Colombia’s indigenous communities, representing 4.4% of the population (1,905,617 inhabitants), have established a national prevention strategy that includes, among many measures, the blocking of roads to their territories, allowing only entry of vehicles that transport food and essential necessities for subsistence. “The prevention and containment strategy is divided into three specific actions: pedagogy to understand the pandemic, territorial control through the indigenous guards, and mobilization of knowledge by experts in indigenous medicine,” remarks Ángel Jacanamejoy, secretary-general of the Traditional Indigenous Authorities in Colombia.

The indigenous guard, an organization in defense of rights, territory and autonomy of ethnic communities is organized from La Guajira in the north of the country to the Amazon and Orinoco basins to prevent the entry of people outside their population, such as tourists, visitors to private institutions, delegates of NGO or international cooperators.

The first to do so were the communities of the Sierra Nevada de Santa Marta, home to the Arhuaco, Kogi, Wiwa and Kakuamo. These tribes petitioned the government to prohibit entry of tourists to the Tayrona National Park, one of the great attractions of Colombia.

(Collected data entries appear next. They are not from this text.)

+__device__ __forceinline__ void reduce_tile(const WgradArgs& p, int mt, int nt, int tid) {
+    const int j = nt * kTile + 4 * (tid & 63), wrow = tid >> 6;
+    const long cs = (long)p.Ka * p.N;
+    if (j < p.N) {
+        for (int rb = 0; rb < kTile; rb += 32) {
+            const float* src[4];
+            float4 acc[4];
+            bool ok[4];
+#pragma unroll
+            for (int q = 0; q < 4; ++q) {
+                const int i = mt * kTile + rb + wrow + 8 * q;
+                ok[q] = i < p.Ka;
+                src[q] = p.ws + (long)i * p.N + j;
+                acc[q] = ok[q] ? *reinterpret_cast<const float4*>(src[q]) : make_float4(0.f, 0.f, 0.f, 0.f);
+            }
+            for (int s = 1; s < p.S; s += 4) {
+                float4 v[4][4];
+#pragma unroll
+                for (int u = 0; u < 4; ++u)
+#pragma unroll
+                    for (int q = 0; q < 4; ++q)
+                        if (s + u < p.S && ok[q]) v[u][q] = *reinterpret_cast<const float4*>(src[q] + (s + u) * cs);
+#pragma unroll
+                for (int u = 0; u < 4; ++u)
+#pragma unroll
+                    for (int q = 0; q < 4; ++q)
+                        if (s + u < p.S && ok[q]) add4(acc[q], v[u][q]);
+            }
+#pragma unroll
+            for (int q = 0; q < 4; ++q) {
+                if (!ok[q]) continue;
+                const long o = (long)(mt * kTile + rb + wrow + 8 * q) * p.ldo + j;
+                if (p.out_bf16) {
+                    typedef __bf16 bf16x4 __attribute__((ext_vector_type(4)));
+                    bf16x4 r;
+                    r.x = (__bf16)acc[q].x;
+                    r.y = (__bf16)acc[q].y;
+                    r.z = (__bf16)acc[q].z;
+                    r.w = (__bf16)acc[q].w;
+                    *reinterpret_cast<bf16x4*>(reinterpret_cast<__bf16*>(p.out) + o) = r;
+                } else {
+                    *reinterpret_cast<float4*>(reinterpret_cast<float*>(p.out) + o) = acc[q];
+                }
+            }
+        }
+    }
+    if (p.grad_bias && mt == 0 && tid < kTile && nt * kTile + tid < p.N) {
+        const int jb = nt * kTile + tid;
+        float sum = p.bias_ws[jb], res = p.bias_ws[p.N + jb];
+        for (int s = 1; s < p.S; ++s) {
+            res += p.bias_ws[(2L * s + 1) * p.N + jb];
+            two_sum(sum, res, p.bias_ws[(2L * s) * p.N + jb]);
+        }
+        p.grad_bias[jb] = sum + res;
+    }
+}
+
+template <int KP, int PF, int IMPL, int EPI>
 __device__ __forceinline__ void wgrad_body(const WgradArgs& p) {
     static_assert(PF >= KP && PF + (KP == 1 ? 2 : 4) <= kRing, "prefetch distance against the ring (WAR on the slot)");
     extern __shared__ __attribute__((aligned(1024))) char lds[];
@@ -287,6 +382,7 @@
         for (int jt = 0; jt < 2; ++jt)
 #pragma unroll
             for (int r = 0; r < 16; ++r) acc[it][jt][r] = 0.0f;
+    BiasLane bz = {{0.f, 0.f}, {0.f, 0.f}, EPI == 2 && mt == 0 && wr == 0};
 
 #pragma unroll
     for (int s = 0; s < PF; ++s) {
@@ -307,12 +403,32 @@
     if (wr == 1) __builtin_amdgcn_s_barrier();
 
     int s = 0;
-    for (; s + kRing <= nslab; s += kRing) phases_from<0, KP, PF, IMPL>(kRing, lds, acc, c, ra, rg, soA, soG, p, tl);
-    phases_from<0, KP, PF, IMPL>(nslab - s, lds, acc, c, ra, rg, soA, soG, p, tl);
+    for (; s + kRing <= nslab; s += kRing) phases_from<0, KP, PF, IMPL, EPI>(kRing, lds, acc, c, ra, rg, soA, soG, p, tl, bz);
+    phases_from<0, KP, PF, IMPL, EPI>(nslab - s, lds, acc, c, ra, rg, soA, soG, p, tl, bz);
     if (wr == 0) __builtin_amdgcn_s_barrier();
     asm volatile("s_waitcnt vmcnt(0)" ::: "memory");
 
     const int i0 = mt * kTile + 128 * wr + 4 * (lane >> 5), j0 = nt * kTile + 64 * wc + (lane & 31);
+    if constexpr (EPI == 2) {
+        if (bz.on) {
+#pragma unroll
+            for (int jt = 0; jt < 2; ++jt) {
+                const float s0 = bz.s[jt], r0 = -bz.c[jt];
+                const float s1 = __shfl_xor(s0, 32, VER_WAVE), r1 = __shfl_xor(r0, 32, VER_WAVE);
+                float sum = s0, res = r0 + r1;
+                two_sum(sum, res, s1);
+                const int j = j0 + 32 * jt;
+                if (lane < 32 && j < p.N) {
+                    if (p.S == 1) {
+                        p.grad_bias[j] = sum + res;
+                    } else {
+                        p.bias_ws[(2L * chunk) * p.N + j] = sum;
+                        p.bias_ws[(2L * chunk + 1) * p.N + j] = res;
+                    }
+                }
+            }
+        }
+    }
     if (p.S == 1 && p.out) {
 #pragma unroll
         for (int it = 0; it < 4; ++it)
@@ -344,16 +460,35 @@
                 if (i < p.Ka && j < p.N) out[(long)i * p.N + j] = acc[it][jt][r];
             }
         }
+    if constexpr (EPI > 0) {
+        int* last = reinterpret_cast<int*>(lds);
+        __builtin_amdgcn_fence(__ATOMIC_RELEASE, "agent");
+        __syncthreads();
+        if (tid == 0) {
+            const unsigned drawn = __hip_atomic_fetch_add(p.tickets + tile, 1u, __ATOMIC_RELAXED, __HIP_MEMORY_SCOPE_AGENT);
+            *last = drawn == (unsigned)(p.S - 1);
+        }
+        __syncthreads();
+        if (!*last) return;
+        __builtin_amdgcn_fence(__ATOMIC_ACQUIRE, "agent");
+        if (tid == 0) p.tickets[tile] = 0;
+        reduce_tile(p, mt, nt, tid);
+    }
 }
 
 template <int KP, int PF>
 __global__ __launch_bounds__(512) void k_wgrad_tn(WgradArgs p) {
-    wgrad_body<KP, PF, -1>(p);
+    wgrad_body<KP, PF, -1, 0>(p);
 }
 
 template <int L, int PF>
 __global__ __launch_bounds__(512) void k_wgrad_tn_seg(WgradArgs p) {
-    wgrad_body<1, PF, L>(p);
+    wgrad_body<1, PF, L, 0>(p);
+}
+
+template <int L, int EPI>
+__global__ __launch_bounds__(512) void k_wgrad_tn_fused(WgradArgs p) {
+    wgrad_body<1, 3, L, EPI>(p);
 }
 
 template <typename OT>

These measures have spread throughout almost the entire country and towns gradually have closed borders, but not without warning the government of a need for essential services, such as potable water to guarantee hygiene against the contagion.

Indigenous communities are among the most vulnerable with COVID-19 according to a 2016 report by the Ministry of Health, as acute respiratory infections are the third leading cause of death in these populations. According to the United Nations Development Program (UNDP), more than half of the country’s indigenous peoples live below the poverty line, and more than 40% in extreme poverty, making it difficult to access basic health services.

Facing a dire shortage of qualified doctors in indigenous territories, the Colombian Indigenous Organization (ONIC) has articulated a contingency plan to provide health personnel, traditional doctors and the indigenous guard to vulnerable communities. The strategy also aims to strengthen the sharing of traditional medicines through their plants, uses and customs.

As the pandemic infects more than 1 million around the world, indigenous peoples in Colombia are promoting their ancestral knowledge with medicines and rituals that connect with nature to scare away evil spirits. Drinks made from plants such as incense, rue, rosemary and chamomile, are attributed to having sacred properties. “All this is part of a great spiritual strengthening as these natural elements have allowed us historically to be strong physically and emotionally,” explains Jacanamejoy.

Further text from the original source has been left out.